▸ **REQUIRED WORK**:
Each line below containing the word "sizeof" needs to be shown.

▸ **PROVIDED DATA**:
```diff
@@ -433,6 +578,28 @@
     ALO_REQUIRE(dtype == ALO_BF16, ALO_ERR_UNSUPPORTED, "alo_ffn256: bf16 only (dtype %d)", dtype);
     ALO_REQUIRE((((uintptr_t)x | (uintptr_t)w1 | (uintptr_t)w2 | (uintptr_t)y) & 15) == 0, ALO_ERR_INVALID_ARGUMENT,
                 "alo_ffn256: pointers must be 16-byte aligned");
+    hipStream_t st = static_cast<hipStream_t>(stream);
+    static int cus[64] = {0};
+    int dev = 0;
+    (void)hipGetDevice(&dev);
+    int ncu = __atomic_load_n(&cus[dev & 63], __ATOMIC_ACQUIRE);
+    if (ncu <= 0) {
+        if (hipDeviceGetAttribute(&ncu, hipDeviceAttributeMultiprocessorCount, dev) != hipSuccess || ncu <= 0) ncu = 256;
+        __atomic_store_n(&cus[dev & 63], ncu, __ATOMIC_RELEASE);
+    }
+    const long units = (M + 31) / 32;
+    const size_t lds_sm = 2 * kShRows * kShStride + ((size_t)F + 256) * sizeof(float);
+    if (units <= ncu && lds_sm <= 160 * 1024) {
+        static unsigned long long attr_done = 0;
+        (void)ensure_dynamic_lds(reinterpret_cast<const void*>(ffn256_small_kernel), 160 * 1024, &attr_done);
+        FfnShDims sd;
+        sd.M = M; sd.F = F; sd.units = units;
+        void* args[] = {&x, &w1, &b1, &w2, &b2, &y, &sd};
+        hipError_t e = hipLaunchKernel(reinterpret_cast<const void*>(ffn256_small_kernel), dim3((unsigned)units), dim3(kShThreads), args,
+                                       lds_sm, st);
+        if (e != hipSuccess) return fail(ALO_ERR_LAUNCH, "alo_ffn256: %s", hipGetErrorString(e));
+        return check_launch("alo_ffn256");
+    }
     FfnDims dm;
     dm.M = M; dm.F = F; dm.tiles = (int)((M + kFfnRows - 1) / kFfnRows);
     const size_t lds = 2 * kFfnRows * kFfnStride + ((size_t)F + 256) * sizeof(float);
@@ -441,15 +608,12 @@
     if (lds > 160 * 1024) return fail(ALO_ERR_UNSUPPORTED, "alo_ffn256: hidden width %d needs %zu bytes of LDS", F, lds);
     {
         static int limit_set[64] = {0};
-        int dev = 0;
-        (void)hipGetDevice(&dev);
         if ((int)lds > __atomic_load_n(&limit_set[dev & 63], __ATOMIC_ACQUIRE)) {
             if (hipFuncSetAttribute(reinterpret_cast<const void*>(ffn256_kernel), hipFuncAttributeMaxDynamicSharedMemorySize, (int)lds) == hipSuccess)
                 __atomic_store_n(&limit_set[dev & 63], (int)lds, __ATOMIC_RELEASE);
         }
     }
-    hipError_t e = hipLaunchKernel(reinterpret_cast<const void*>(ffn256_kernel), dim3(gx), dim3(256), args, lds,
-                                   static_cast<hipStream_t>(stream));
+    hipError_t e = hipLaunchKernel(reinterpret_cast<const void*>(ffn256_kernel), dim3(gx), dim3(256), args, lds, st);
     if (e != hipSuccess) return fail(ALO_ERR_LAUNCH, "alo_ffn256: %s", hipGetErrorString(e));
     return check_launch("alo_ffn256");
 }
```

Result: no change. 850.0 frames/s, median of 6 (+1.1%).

▸ **WORKED SOLUTION**:
+    const size_t lds_sm = 2 * kShRows * kShStride + ((size_t)F + 256) * sizeof(float);
     const size_t lds = 2 * kFfnRows * kFfnStride + ((size_t)F + 256) * sizeof(float);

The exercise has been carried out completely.